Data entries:
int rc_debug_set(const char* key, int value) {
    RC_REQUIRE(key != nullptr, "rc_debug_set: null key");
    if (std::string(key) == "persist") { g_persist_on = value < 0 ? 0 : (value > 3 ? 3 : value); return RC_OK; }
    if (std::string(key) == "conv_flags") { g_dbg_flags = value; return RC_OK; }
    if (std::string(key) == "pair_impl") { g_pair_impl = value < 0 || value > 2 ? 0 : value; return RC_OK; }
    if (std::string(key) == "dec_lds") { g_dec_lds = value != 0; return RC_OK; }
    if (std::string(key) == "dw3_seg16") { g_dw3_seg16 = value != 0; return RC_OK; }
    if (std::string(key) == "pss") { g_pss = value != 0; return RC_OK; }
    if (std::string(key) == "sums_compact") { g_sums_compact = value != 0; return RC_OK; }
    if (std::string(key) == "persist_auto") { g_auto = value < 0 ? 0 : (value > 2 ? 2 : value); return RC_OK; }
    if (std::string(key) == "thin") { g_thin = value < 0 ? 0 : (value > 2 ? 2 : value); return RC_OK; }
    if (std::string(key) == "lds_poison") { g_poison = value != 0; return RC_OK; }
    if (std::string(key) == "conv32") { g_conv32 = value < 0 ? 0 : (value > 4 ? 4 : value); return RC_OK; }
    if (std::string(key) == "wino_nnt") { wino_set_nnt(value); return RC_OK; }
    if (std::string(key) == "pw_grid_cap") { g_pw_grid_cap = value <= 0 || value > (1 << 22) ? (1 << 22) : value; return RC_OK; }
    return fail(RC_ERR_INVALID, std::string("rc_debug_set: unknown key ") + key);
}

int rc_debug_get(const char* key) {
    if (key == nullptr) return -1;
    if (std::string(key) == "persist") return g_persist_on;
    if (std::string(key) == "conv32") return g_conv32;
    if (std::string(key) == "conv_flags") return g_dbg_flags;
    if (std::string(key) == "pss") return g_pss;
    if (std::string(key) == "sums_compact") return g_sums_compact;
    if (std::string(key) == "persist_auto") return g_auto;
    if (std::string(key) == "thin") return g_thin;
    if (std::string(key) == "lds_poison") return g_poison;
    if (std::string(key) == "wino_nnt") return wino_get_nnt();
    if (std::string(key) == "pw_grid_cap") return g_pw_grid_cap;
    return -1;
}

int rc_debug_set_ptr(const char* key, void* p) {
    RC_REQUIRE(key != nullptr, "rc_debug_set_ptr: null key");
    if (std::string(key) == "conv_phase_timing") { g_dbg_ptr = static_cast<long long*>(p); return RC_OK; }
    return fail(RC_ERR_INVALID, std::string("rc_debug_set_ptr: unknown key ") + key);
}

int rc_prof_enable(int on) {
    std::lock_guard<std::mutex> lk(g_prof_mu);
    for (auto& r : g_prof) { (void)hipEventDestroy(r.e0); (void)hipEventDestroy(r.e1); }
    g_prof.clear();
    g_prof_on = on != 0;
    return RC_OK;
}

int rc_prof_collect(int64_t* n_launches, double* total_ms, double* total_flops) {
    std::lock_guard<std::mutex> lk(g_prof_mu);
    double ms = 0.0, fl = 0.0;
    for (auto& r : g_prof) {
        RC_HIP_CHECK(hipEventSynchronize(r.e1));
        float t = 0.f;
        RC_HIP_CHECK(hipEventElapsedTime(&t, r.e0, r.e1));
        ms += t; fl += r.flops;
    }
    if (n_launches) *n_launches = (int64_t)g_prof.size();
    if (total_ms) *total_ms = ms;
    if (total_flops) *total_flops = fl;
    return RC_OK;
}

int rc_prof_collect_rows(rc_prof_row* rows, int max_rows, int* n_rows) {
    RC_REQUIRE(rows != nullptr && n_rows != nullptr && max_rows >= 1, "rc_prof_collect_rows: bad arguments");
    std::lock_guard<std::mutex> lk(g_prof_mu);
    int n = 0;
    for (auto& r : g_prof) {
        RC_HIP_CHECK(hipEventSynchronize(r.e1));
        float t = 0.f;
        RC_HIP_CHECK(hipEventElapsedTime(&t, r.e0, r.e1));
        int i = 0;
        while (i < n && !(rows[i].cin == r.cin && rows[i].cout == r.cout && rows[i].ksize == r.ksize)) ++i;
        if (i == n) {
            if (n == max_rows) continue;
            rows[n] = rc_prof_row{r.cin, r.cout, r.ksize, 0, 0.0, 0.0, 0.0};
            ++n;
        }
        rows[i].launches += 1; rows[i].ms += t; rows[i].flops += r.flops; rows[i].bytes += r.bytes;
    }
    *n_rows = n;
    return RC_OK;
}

● Exercise goal: The output should be a character-exact copy of all entries.

● The completed task:
int rc_debug_set(const char* key, int value) {
    RC_REQUIRE(key != nullptr, "rc_debug_set: null key");
    if (std::string(key) == "persist") { g_persist_on = value < 0 ? 0 : (value > 3 ? 3 : value); return RC_OK; }
    if (std::string(key) == "conv_flags") { g_dbg_flags = value; return RC_OK; }
    if (std::string(key) == "pair_impl") { g_pair_impl = value < 0 || value > 2 ? 0 : value; return RC_OK; }
    if (std::string(key) == "dec_lds") { g_dec_lds = value != 0; return RC_OK; }
    if (std::string(key) == "dw3_seg16") { g_dw3_seg16 = value != 0; return RC_OK; }
    if (std::string(key) == "pss") { g_pss = value != 0; return RC_OK; }
    if (std::string(key) == "sums_compact") { g_sums_compact = value != 0; return RC_OK; }
    if (std::string(key) == "persist_auto") { g_auto = value < 0 ? 0 : (value > 2 ? 2 : value); return RC_OK; }
    if (std::string(key) == "thin") { g_thin = value < 0 ? 0 : (value > 2 ? 2 : value); return RC_OK; }
    if (std::string(key) == "lds_poison") { g_poison = value != 0; return RC_OK; }
    if (std::string(key) == "conv32") { g_conv32 = value < 0 ? 0 : (value > 4 ? 4 : value); return RC_OK; }
    if (std::string(key) == "wino_nnt") { wino_set_nnt(value); return RC_OK; }
    if (std::string(key) == "pw_grid_cap") { g_pw_grid_cap = value <= 0 || value > (1 << 22) ? (1 << 22) : value; return RC_OK; }
    return fail(RC_ERR_INVALID, std::string("rc_debug_set: unknown key ") + key);
}

int rc_debug_get(const char* key) {
    if (key == nullptr) return -1;
    if (std::string(key) == "persist") return g_persist_on;
    if (std::string(key) == "conv32") return g_conv32;
    if (std::string(key) == "conv_flags") return g_dbg_flags;
    if (std::string(key) == "pss") return g_pss;
    if (std::string(key) == "sums_compact") return g_sums_compact;
    if (std::string(key) == "persist_auto") return g_auto;
    if (std::string(key) == "thin") return g_thin;
    if (std::string(key) == "lds_poison") return g_poison;
    if (std::string(key) == "wino_nnt") return wino_get_nnt();
    if (std::string(key) == "pw_grid_cap") return g_pw_grid_cap;
    return -1;
}

int rc_debug_set_ptr(const char* key, void* p) {
    RC_REQUIRE(key != nullptr, "rc_debug_set_ptr: null key");
    if (std::string(key) == "conv_phase_timing") { g_dbg_ptr = static_cast<long long*>(p); return RC_OK; }
    return fail(RC_ERR_INVALID, std::string("rc_debug_set_ptr: unknown key ") + key);
}

int rc_prof_enable(int on) {
    std::lock_guard<std::mutex> lk(g_prof_mu);
    for (auto& r : g_prof) { (void)hipEventDestroy(r.e0); (void)hipEventDestroy(r.e1); }
    g_prof.clear();
    g_prof_on = on != 0;
    return RC_OK;
}

int rc_prof_collect(int64_t* n_launches, double* total_ms, double* total_flops) {
    std::lock_guard<std::mutex> lk(g_prof_mu);
    double ms = 0.0, fl = 0.0;
    for (auto& r : g_prof) {
        RC_HIP_CHECK(hipEventSynchronize(r.e1));
        float t = 0.f;
        RC_HIP_CHECK(hipEventElapsedTime(&t, r.e0, r.e1));
        ms += t; fl += r.flops;
    }
    if (n_launches) *n_launches = (int64_t)g_prof.size();
    if (total_ms) *total_ms = ms;
    if (total_flops) *total_flops = fl;
    return RC_OK;
}

int rc_prof_collect_rows(rc_prof_row* rows, int max_rows, int* n_rows) {
    RC_REQUIRE(rows != nullptr && n_rows != nullptr && max_rows >= 1, "rc_prof_collect_rows: bad arguments");
    std::lock_guard<std::mutex> lk(g_prof_mu);
    int n = 0;
    for (auto& r : g_prof) {
        RC_HIP_CHECK(hipEventSynchronize(r.e1));
        float t = 0.f;
        RC_HIP_CHECK(hipEventElapsedTime(&t, r.e0, r.e1));
        int i = 0;
        while (i < n && !(rows[i].cin == r.cin && rows[i].cout == r.cout && rows[i].ksize == r.ksize)) ++i;
        if (i == n) {
            if (n == max_rows) continue;
            rows[n] = rc_prof_row{r.cin, r.cout, r.ksize, 0, 0.0, 0.0, 0.0};
            ++n;
        }
        rows[i].launches += 1; rows[i].ms += t; rows[i].flops += r.flops; rows[i].bytes += r.bytes;
    }
    *n_rows = n;
    return RC_OK;
}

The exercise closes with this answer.